According to a recently updated classified intelligence study, the U.S. Department of Energy has now concluded that a laboratory leak in China most likely caused the COVID-19 pandemic.
The Department of Energy stated in the intelligence report that it had "low confidence" that the virus likely spread due to a mishap at a laboratory, The Wall Street Journal reported Sunday. The classified intelligence report was provided to the White House and members of Congress.
The analysis widens the gap in opinion inside the U.S. government on whether the COVID-19 pandemic started in China in 2019 as a result of an accidental lab leak or whether it occurred naturally.
The Department of Energy, which was previously undecided on a cause, now aligns with the FBI, which has "moderate confidence" about the lab leak.

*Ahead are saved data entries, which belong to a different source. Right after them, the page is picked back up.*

@@ -459,10 +572,12 @@
   a.wgs = t;
   static DeviceOnce once;
   if (kWgS * kWgStage > 64 * 1024 && once.first()) {
-    (void)hipFuncSetAttribute((const void*)wgrad_ring_kernel, hipFuncAttributeMaxDynamicSharedMemorySize, kWgS * kWgStage);
+    (void)hipFuncSetAttribute((const void*)wgrad_ring_kernel<false>, hipFuncAttributeMaxDynamicSharedMemorySize, kWgS * kWgStage);
+    (void)hipFuncSetAttribute((const void*)wgrad_ring_kernel<true>, hipFuncAttributeMaxDynamicSharedMemorySize, kWgS * kWgStage);
     (void)hipGetLastError();
   }
-  wgrad_ring_kernel<<<t, 256, kWgS * kWgStage, s>>>(a);
+  if (wgrad_ring_masked(a)) wgrad_ring_kernel<true><<<t, 256, kWgS * kWgStage, s>>>(a);
+  else wgrad_ring_kernel<false><<<t, 256, kWgS * kWgStage, s>>>(a);
   return launch_status();
 }
 
@@ -543,16 +658,62 @@
   return octic_linear_d8_wgrad_plan(M, cin, cout, OCTIC_F32, out) == OCTIC_OK ? out[2] : 1;
 }
 
+static int wg_mask_status(const float* sample_scale, int rows_per_sample, int64_t M) {
+  if (!sample_scale) return OCTIC_OK;
+  if (rows_per_sample <= 0 || M % rows_per_sample) return OCTIC_ESHAPE;
+  return ((uintptr_t)sample_scale & 3) ? OCTIC_EALIGN : OCTIC_OK;
+}
+
 int octic_linear_d8_wgrad(const octic_view* x, const octic_view* dy, int64_t M, int cin, int cout, int dtype,
                           float* workspace, int splits, void* stream) {
+  return octic_linear_d8_wgrad_skip(x, dy, M, cin, cout, dtype, workspace, splits, nullptr, 0, stream);
+}
+
+int octic_linear_d8_wgrad_order_dropped(int64_t M, int cin, int cout, int dtype, int splits, const float* sample_scale,
+                                        int rows_per_sample, int cap, int* out_group, int* out_split, int* out_step) {
+  int e;
+  if ((e = check_c_dt(cin, dtype)) || (e = check_c_dt(cout, dtype))) return e;
+  if (M <= 0 || splits <= 0 || cap < 0) return OCTIC_ESHAPE;
+  if (!sample_scale || !out_group || !out_split || !out_step) return OCTIC_ENULL;
+  if ((e = wg_mask_status(sample_scale, rows_per_sample, M))) return e;
+  WgArgs a = {};
+  d8_group_table(a, M, cin, cout);
+  a.sample_scale = sample_scale;
+  if (wgrad_plan(a, dtype).kernel != OCTIC_WGRAD_RING || !wgrad_ring_masked(a)) return OCTIC_ESHAPE;
+  int n = 0;
+  for (int gidx = 0; gidx < 5; ++gidx) {
+    const WgGroup& g = a.g[gidx];
+    const int S = group_splits(splits, gidx == 0), T = wg_group_steps(g.rows);
+    int L = 0;
+    for (int t = 0; t < T; ++t) L += wg_step_live(sample_scale, t, g.rows, g.pair, rows_per_sample);
+    int rank = 0, s = 0;
+    for (int t = 0; t < T; ++t) {
+      if (!wg_step_live(sample_scale, t, g.rows, g.pair, rows_per_sample)) continue;
+      while (rank >= wg_share_begin(L, s + 1, S)) ++s;
+      if (n >= cap) return OCTIC_ESHAPE;
+      out_group[n] = gidx;
+      out_split[n] = s;
+      out_step[n] = t;
+      ++n;
+      ++rank;
+    }
+  }
+  return n;
+}
+
+int octic_linear_d8_wgrad_skip(const octic_view* x, const octic_view* dy, int64_t M, int cin, int cout, int dtype,
+                               float* workspace, int splits, const float* sample_scale, int rows_per_sample, void* stream) {
   int e;
   if ((e = check_c_dt(cin, dtype)) || (e = check_c_dt(cout, dtype))) return e;
   if ((e = check_view(x, cin, dtype)) || (e = check_view(dy, cout, dtype))) return e;
   if (!workspace) return OCTIC_ENULL;
   if (M <= 0 || splits <= 0) return OCTIC_ESHAPE;
+  if ((e = wg_mask_status(sample_scale, rows_per_sample, M))) return e;
   WgArgs a = {};
   a.slab_elems = linear_slab_elems(cin, cout);
   a.slabs = workspace;
+  a.sample_scale = sample_scale;
+  a.rows_per_sample = rows_per_sample;
   d8_group_table(a, M, cin, cout);
   for (int gidx = 0; gidx < 5; ++gidx) {
     const int irrep = d8_group_irrep(gidx);
diff --git a/octic_vits_amd/d8_layers.py b/octic_vits_amd/d8_layers.py
--- a/octic_vits_amd/d8_layers.py
+++ b/octic_vits_amd/d8_layers.py
@@ -242,7 +242,8 @@
     def weights(self):
         return tuple(getattr(self, "lin_" + n).weight for n in _IRREPS)
 
-    def forward(self, x_batched, resid=None, rs=None, cs=None, next_norm=None, skip_out=None, skip_dx=None, zero_dx=None):
+    def forward(self, x_batched, resid=None, rs=None, cs=None, next_norm=None, skip_out=None, skip_dx=None, zero_dx=None,
+                zero_dy=None):
         assert len(x_batched) == 5, "Input should be a 5-tuple"
         xp, cin = as_packed(x_batched)
         if 8 * cin != self.input_channels:
@@ -253,6 +254,7 @@
         if rs is not None and rs.numel() == xp.numel() // xp.shape[-1] and rs.numel() != xp.shape[0]:
             rps = 1
         cs5 = (None,) * 5 if cs is None else tuple(cs)
+        zero_dy = None if COMPACT_DROP_PATH else (rs if rs is not None else zero_dy)
         if torch.compiler.is_compiling():
             from . import dispatch as _D
             xq = xp if xp.dtype == dtype else xp.to(dtype)
@@ -264,10 +266,10 @@
                 and resid.dtype == torch.float32 and type(next_norm) is LayerNormD8):
             a, beta = next_norm.affine()
             y, yn = OF.LinearD8NormFn.apply(xp, *self.weights(), self.lin_A1.bias, resid, rs, *cs5, cin, cout, rps, dtype,
-                                            self._prep, *a, beta, next_norm.eps, skip_dx)
+                                            self._prep, *a, beta, next_norm.eps, skip_dx, zero_dy)
             return Octic(y, cout), Octic(yn, cout)
         y = OF.LinearD8Fn.apply(xp, *self.weights(), self.lin_A1.bias, resid, rs, *cs5, cin, cout, rps, dtype, self._prep,
-                                skip_out, skip_dx, zero_dx)
+                                skip_out, skip_dx, zero_dx, zero_dy)
         return Octic(y, cout) if next_norm is None else (Octic(y, cout), None)
 
     def extra_repr(self) -> str:
@@ -362,21 +364,25 @@
         self.drop2 = DropoutD8(drop_probs[1])
 
     def _sample_mask(self, xs, resid, rs):
-        if not (OF.LINEAR_SKIP_DROPPED and rs is not None and resid is not None and not COMPACT_DROP_PATH
-                and type(self.fc1) is LinearD8 and type(self.fc2) is LinearD8 and type(self.act) is TritonGeluD8
-                and type(self.norm) is nn.Identity and not self.drop1.active and not self.drop2.active
-                and isinstance(xs, Octic) and xs.packed.dim() == 3 and xs.packed.is_cuda):
+        if not (OF.LINEAR_SKIP_DROPPED and self._plain_chain(xs, resid, rs)):
             return None
         xp = xs.packed
         return OF.linear_skip_scale(rs, xp.shape[1], xp.shape[0] * xp.shape[1])
 
+    def _plain_chain(self, xs, resid, rs):
+        return (rs is not None and resid is not None and not COMPACT_DROP_PATH
+                and type(self.fc1) is LinearD8 and type(self.fc2) is LinearD8 and type(self.act) is TritonGeluD8
+                and type(self.norm) is nn.Identity and not self.drop1.active and not self.drop2.active
+                and isinstance(xs, Octic) and xs.packed.dim() == 3 and xs.packed.is_cuda)
+
     def forward(self, xs, resid=None, rs=None, cs=None, next_norm=None):
         mask = self._sample_mask(xs, resid, rs)
+        zero_dy = rs if (self._plain_chain(xs, resid, rs) and not torch.compiler.is_compiling()) else None
         if mask is not None:
-            h = self.fc1(xs, skip_out=mask, zero_dx=mask)
+            h = self.fc1(xs, skip_out=mask, zero_dx=mask, zero_dy=zero_dy)
             a = Octic(OF.GeluD8PackedFn.apply(h.packed, h.c, mask, h.packed.shape[1]), h.c)
             return self.fc2(a, resid=resid, rs=rs, cs=cs, next_norm=next_norm, skip_dx=mask)
-        xs = self.norm(self.drop1(self.act(self.fc1(xs))))
+        xs = self.norm(self.drop1(self.act(self.fc1(xs, zero_dy=zero_dy) if zero_dy is not None else self.fc1(xs))))
         if self.drop2.active or resid is None:
             out = _tail(self.drop2(self.fc2(xs)), resid, rs, cs)
             return out if next_norm is None else (out, None)
@@ -642,7 +648,7 @@
         rag = OF.RAGGED
         gemm_mask = self._gemm_mask(xp, c, resid, rs, drop, rag)
         zero_dx = rs if self._plain_packed(xp, c, resid, rs, drop, rag) else None
-        qkv = self.qkv(xs if isinstance(xs, Octic) else Octic(xp, c), skip_out=gemm_mask, zero_dx=zero_dx)
+        qkv = self.qkv(xs if isinstance(xs, Octic) else Octic(xp, c), skip_out=gemm_mask, zero_dx=zero_dx, zero_dy=zero_dx)
         if rag is not None and rag.matches(xp):
             from . import ragged as _R
             if not (OF.ATTN_PACKED and drop == 0. and qkv.packed.is_cuda
diff --git a/octic_vits_amd/functional.py b/octic_vits_amd/functional.py
--- a/octic_vits_amd/functional.py
+++ b/octic_vits_amd/functional.py
@@ -233,7 +233,7 @@
     return x, wb, M, y, b32, cs32, rs32
 
 
-def _linear_d8_grads(ctx, x, g, w5, cs32, b32, ss_dx, z_dx=None):
+def _linear_d8_grads(ctx, x, g, w5, cs32, b32, ss_dx, z_dx=None, ss_dw=None):
     cin, cout, rps, dtype, has_cs, has_bias, x_in_dtype, wt = ctx.lin
     M = x.numel() // (8 * cin)
     gv, xv = ops.pview(g, cout), ops.pview(x, cin)
@@ -248,7 +248,8 @@
     w32 = [_c(w.detach().float()) for w in w5] if has_cs else None
     f32_masters = all(w.dtype == torch.float32 for w in w5)
     dw, dcs, dbias = ops.linear_wgrad(xv, gv, M, cin, cout, dtype, x, w32=w32, cs5=cs32, bias=b32, dysum=dysum,
-                                      want_bias=has_bias, may_defer=f32_masters, wparams=w5 if f32_masters else None)
+                                      want_bias=has_bias, may_defer=f32_masters, wparams=w5 if f32_masters else None,
+                                      sample_scale=ss_dw if f32_masters else None, rows_per_sample=rps)
     if not f32_masters:
         dw = [d.to(w.dtype) for d, w in zip(dw, w5)]
     return dx, dw, dbias, (dcs if has_cs else [None] * 5)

Meanwhile, four other agencies and the National Intelligence Council think the virus originated through natural transmission from an infected animal, while two other agencies are undecided, according to the WSJ.
National security adviser Jake Sullivan told CNN that the intelligence community, comprised of 18 government agencies and organizations, remains divided on the matter.
"Right now, there is not a definitive answer that has emerged from the intelligence community on this question," Sullivan said. "Some elements of the intelligence community have reached conclusions on one side, some on the other. A number of them have said they just don't have enough information to be sure."
Sullivan added that President Joe Biden has "directed, repeatedly, every element of our intelligence community to put effort and resources behind getting to the bottom of this question."
The intelligence community has noted that a lack of cooperation from Beijing has made it difficult to get to the bottom of the question, CNN reported. The Chinese government has continuously denied that COVID-19 could have come from one of its labs in Wuhan.
Chinese Foreign Ministry spokeswoman Mao Ning said Monday at a regular press briefing in Beijing that "origins tracing of COVID-19 is a science matter and shouldn't be politicized," per Bloomberg.
"The conclusion that a lab leak is highly unlikely is a science-based and authoritative conclusion reached by the joint China-WHO mission," Ning said. "It is faithfully reflected in their report, and has been recognized by the world and the science community."
Officials around the world have been working to determine where COVID-19 came from to both hold any responsible parties to account and to understand its inception in order to prevent the next pandemic, ABC News reported.
The National Intelligence Council has said it would be unable to provide a more definitive explanation for the origin of COVID-19 unless new information allows them to "determine the specific pathway for initial natural contact with an animal or to determine that a laboratory in Wuhan was handling SARS-CoV-2 or a close progenitor virus before COVID-19 emerged."
"The [intelligence community] -- and the global scientific community -- lacks clinical samples or a complete understanding of epidemiological data from the earliest COVID-19 cases," the council said in a report. "If we obtain information on the earliest cases that identified a location of interest or occupational exposure, it may alter our evaluation of hypotheses."
The intelligence community has said that it does not believe COVID-19 was genetically engineered or developed by China as a biological weapon.